TASK DIRECTIONS:
Answer with the exact lines of the following material from the one containing "template <int EPI, typename" through the one containing "auto swz = [](int", both end lines included.

*** RECORDS Section Begins ***

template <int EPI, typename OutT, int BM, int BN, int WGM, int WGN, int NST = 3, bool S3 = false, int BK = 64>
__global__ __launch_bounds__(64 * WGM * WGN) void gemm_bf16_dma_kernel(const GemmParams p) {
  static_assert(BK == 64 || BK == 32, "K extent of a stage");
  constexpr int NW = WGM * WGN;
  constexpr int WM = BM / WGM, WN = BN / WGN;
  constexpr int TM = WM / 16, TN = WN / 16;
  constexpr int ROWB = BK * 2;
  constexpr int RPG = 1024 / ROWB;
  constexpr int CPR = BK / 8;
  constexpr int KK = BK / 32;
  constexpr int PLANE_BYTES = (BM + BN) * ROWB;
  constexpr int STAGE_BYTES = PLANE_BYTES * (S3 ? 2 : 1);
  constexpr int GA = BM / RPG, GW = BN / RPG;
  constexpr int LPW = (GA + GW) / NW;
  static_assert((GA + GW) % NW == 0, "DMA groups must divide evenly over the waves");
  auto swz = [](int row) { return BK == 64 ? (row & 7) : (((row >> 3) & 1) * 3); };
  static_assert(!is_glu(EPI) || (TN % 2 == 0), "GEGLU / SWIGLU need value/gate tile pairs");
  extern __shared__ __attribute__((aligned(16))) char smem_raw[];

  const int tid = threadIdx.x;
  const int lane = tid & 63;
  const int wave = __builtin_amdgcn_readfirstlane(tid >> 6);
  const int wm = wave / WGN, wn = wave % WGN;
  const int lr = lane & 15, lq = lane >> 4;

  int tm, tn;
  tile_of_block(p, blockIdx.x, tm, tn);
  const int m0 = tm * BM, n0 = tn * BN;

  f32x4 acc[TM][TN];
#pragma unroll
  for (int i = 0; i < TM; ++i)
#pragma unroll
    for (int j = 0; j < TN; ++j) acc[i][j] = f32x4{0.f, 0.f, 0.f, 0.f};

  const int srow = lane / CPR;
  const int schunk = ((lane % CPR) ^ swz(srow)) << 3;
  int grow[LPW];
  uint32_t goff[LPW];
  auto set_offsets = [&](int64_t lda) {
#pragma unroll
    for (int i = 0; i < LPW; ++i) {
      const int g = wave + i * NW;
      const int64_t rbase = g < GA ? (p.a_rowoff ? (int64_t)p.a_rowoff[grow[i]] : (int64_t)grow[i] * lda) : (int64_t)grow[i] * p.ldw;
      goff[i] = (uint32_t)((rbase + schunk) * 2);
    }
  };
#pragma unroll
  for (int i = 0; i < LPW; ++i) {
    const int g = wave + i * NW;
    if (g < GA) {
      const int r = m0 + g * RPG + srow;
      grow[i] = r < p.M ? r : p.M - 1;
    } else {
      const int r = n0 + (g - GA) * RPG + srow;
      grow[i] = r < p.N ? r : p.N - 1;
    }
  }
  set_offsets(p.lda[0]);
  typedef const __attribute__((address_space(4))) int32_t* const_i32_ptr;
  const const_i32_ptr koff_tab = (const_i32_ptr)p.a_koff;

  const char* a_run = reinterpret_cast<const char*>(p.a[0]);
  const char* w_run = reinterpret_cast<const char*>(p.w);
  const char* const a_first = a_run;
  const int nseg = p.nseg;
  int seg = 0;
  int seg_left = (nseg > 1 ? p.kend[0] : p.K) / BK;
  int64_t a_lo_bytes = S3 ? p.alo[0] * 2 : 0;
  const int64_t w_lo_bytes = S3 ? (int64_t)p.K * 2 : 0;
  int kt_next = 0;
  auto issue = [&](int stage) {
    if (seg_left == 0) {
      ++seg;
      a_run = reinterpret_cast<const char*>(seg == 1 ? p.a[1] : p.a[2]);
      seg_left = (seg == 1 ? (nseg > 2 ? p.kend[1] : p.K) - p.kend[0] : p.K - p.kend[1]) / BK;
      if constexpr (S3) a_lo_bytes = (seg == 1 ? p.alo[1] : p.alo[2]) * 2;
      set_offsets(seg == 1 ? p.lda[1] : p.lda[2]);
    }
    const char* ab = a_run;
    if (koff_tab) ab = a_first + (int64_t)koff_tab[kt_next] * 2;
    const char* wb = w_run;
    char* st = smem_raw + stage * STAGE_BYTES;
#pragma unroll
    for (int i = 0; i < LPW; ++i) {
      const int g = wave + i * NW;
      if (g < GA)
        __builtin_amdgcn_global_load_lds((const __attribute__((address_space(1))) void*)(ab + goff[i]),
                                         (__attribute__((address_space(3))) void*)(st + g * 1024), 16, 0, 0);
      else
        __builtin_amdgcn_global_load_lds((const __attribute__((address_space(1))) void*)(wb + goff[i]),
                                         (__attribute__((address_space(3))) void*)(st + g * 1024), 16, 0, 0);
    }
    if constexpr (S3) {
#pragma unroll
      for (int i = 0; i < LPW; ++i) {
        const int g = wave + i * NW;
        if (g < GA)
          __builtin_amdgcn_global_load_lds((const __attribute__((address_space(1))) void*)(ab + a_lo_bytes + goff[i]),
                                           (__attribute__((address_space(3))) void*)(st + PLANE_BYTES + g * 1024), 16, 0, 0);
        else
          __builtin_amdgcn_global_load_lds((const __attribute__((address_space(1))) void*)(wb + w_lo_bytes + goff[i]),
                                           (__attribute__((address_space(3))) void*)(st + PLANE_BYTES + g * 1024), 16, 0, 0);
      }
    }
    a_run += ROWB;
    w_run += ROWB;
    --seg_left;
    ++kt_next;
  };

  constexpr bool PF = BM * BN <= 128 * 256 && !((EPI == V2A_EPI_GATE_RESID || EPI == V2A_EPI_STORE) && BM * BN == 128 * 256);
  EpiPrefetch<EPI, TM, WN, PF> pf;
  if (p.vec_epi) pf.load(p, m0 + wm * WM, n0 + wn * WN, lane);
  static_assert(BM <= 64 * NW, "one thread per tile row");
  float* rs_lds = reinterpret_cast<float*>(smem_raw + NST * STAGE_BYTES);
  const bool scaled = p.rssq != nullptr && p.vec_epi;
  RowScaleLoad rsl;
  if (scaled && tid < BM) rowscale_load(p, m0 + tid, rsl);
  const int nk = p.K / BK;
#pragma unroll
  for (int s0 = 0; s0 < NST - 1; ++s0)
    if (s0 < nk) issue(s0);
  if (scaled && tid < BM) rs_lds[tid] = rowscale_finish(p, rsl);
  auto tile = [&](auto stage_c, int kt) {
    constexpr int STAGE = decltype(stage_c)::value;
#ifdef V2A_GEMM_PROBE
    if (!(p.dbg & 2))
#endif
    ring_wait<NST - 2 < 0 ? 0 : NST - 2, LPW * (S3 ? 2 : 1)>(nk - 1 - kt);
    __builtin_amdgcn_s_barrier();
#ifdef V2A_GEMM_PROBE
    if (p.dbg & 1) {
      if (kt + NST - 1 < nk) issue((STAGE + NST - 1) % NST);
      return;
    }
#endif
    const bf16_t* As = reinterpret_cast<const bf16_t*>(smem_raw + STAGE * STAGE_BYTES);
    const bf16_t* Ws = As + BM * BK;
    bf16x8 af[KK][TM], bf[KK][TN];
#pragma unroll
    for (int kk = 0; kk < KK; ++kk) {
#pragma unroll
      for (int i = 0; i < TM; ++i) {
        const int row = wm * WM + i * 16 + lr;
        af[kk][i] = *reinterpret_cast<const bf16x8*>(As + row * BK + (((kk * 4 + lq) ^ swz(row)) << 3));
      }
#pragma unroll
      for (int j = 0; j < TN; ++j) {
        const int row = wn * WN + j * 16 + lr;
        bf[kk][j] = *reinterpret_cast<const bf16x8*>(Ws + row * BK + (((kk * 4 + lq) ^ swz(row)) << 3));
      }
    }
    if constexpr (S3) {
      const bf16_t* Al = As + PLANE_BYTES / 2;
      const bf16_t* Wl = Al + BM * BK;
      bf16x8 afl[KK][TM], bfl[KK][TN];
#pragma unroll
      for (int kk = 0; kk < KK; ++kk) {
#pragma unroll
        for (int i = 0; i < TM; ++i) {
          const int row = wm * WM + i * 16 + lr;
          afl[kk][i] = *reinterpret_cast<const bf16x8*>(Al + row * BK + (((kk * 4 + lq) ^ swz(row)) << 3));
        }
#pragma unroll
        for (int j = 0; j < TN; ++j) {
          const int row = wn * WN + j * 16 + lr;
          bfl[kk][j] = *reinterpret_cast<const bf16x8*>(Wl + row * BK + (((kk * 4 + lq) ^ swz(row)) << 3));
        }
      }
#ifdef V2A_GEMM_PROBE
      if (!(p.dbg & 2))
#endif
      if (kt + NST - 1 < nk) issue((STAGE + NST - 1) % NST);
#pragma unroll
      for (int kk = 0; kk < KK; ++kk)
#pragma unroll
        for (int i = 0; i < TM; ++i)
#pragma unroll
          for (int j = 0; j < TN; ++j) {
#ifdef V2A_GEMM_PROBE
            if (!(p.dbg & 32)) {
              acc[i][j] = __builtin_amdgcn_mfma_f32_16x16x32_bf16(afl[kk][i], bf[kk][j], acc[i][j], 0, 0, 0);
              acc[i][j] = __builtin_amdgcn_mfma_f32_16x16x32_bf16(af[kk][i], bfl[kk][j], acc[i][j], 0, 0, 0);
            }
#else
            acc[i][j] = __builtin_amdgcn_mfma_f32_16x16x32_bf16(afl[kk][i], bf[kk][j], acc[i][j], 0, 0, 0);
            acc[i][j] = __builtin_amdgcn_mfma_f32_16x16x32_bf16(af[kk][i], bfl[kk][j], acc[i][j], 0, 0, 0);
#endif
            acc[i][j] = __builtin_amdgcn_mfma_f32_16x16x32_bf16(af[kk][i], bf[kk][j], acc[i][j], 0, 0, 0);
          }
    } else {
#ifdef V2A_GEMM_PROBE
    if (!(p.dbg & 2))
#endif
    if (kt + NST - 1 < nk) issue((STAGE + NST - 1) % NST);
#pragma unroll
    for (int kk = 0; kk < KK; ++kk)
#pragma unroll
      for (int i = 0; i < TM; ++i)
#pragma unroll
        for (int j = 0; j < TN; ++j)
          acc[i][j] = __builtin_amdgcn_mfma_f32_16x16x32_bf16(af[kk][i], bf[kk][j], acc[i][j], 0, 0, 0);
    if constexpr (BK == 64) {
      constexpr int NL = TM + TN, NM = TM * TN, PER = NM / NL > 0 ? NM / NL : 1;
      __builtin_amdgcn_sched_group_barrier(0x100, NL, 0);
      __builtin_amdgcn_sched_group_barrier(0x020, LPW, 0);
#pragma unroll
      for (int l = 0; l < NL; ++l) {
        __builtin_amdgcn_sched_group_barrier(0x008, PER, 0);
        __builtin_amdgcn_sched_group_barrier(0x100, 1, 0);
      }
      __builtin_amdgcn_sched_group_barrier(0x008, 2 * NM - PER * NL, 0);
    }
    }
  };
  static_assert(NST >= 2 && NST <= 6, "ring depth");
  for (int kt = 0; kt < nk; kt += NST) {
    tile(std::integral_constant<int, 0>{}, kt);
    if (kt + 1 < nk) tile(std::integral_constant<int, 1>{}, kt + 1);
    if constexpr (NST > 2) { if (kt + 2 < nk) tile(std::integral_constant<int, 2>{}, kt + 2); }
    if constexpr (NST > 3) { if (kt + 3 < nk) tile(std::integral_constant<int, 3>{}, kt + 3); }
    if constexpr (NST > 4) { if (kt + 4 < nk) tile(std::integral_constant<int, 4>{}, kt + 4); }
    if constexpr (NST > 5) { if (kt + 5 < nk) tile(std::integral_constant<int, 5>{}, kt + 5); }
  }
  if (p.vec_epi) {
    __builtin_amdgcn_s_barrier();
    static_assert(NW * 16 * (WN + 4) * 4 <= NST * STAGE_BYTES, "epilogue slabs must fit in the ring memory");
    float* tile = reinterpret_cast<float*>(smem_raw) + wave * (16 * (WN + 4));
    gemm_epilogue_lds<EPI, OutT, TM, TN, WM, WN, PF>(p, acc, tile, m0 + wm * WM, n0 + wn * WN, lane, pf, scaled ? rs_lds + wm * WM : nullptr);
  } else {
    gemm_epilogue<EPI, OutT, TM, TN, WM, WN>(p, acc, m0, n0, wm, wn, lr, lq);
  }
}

*** RECORDS Section Ends ***
*** RECORDS Section Begins ***

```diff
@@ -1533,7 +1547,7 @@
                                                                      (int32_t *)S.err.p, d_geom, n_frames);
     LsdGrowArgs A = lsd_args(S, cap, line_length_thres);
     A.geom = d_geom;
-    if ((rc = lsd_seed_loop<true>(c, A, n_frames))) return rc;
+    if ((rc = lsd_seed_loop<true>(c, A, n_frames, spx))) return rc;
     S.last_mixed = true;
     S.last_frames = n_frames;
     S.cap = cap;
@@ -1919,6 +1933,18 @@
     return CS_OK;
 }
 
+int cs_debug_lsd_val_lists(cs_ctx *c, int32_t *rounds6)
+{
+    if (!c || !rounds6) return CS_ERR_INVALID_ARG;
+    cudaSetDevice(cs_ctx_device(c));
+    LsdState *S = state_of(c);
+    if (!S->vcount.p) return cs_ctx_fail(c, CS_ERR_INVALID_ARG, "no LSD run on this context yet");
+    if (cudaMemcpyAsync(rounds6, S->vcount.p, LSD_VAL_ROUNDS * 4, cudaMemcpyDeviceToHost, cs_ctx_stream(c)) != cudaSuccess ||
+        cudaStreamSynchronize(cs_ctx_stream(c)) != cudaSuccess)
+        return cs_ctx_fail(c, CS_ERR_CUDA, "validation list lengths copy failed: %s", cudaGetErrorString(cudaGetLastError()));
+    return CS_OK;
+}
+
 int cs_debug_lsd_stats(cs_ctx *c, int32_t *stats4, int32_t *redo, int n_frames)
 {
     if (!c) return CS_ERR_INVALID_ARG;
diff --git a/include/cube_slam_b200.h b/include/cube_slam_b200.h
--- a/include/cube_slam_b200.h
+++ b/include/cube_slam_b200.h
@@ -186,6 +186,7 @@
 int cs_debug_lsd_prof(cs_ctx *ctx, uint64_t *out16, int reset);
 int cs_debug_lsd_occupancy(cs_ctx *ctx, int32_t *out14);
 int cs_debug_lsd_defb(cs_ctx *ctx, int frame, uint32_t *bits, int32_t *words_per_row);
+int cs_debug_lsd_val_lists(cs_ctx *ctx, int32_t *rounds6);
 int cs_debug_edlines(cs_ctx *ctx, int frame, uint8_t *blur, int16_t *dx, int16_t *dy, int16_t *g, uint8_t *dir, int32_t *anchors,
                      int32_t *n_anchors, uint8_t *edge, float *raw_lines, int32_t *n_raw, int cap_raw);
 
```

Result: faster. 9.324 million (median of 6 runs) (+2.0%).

*** RECORDS Section Ends ***

REPLY:
template <int EPI, typename OutT, int BM, int BN, int WGM, int WGN, int NST = 3, bool S3 = false, int BK = 64>
__global__ __launch_bounds__(64 * WGM * WGN) void gemm_bf16_dma_kernel(const GemmParams p) {
  static_assert(BK == 64 || BK == 32, "K extent of a stage");
  constexpr int NW = WGM * WGN;
  constexpr int WM = BM / WGM, WN = BN / WGN;
  constexpr int TM = WM / 16, TN = WN / 16;
  constexpr int ROWB = BK * 2;
  constexpr int RPG = 1024 / ROWB;
  constexpr int CPR = BK / 8;
  constexpr int KK = BK / 32;
  constexpr int PLANE_BYTES = (BM + BN) * ROWB;
  constexpr int STAGE_BYTES = PLANE_BYTES * (S3 ? 2 : 1);
  constexpr int GA = BM / RPG, GW = BN / RPG;
  constexpr int LPW = (GA + GW) / NW;
  static_assert((GA + GW) % NW == 0, "DMA groups must divide evenly over the waves");
  auto swz = [](int row) { return BK == 64 ? (row & 7) : (((row >> 3) & 1) * 3); };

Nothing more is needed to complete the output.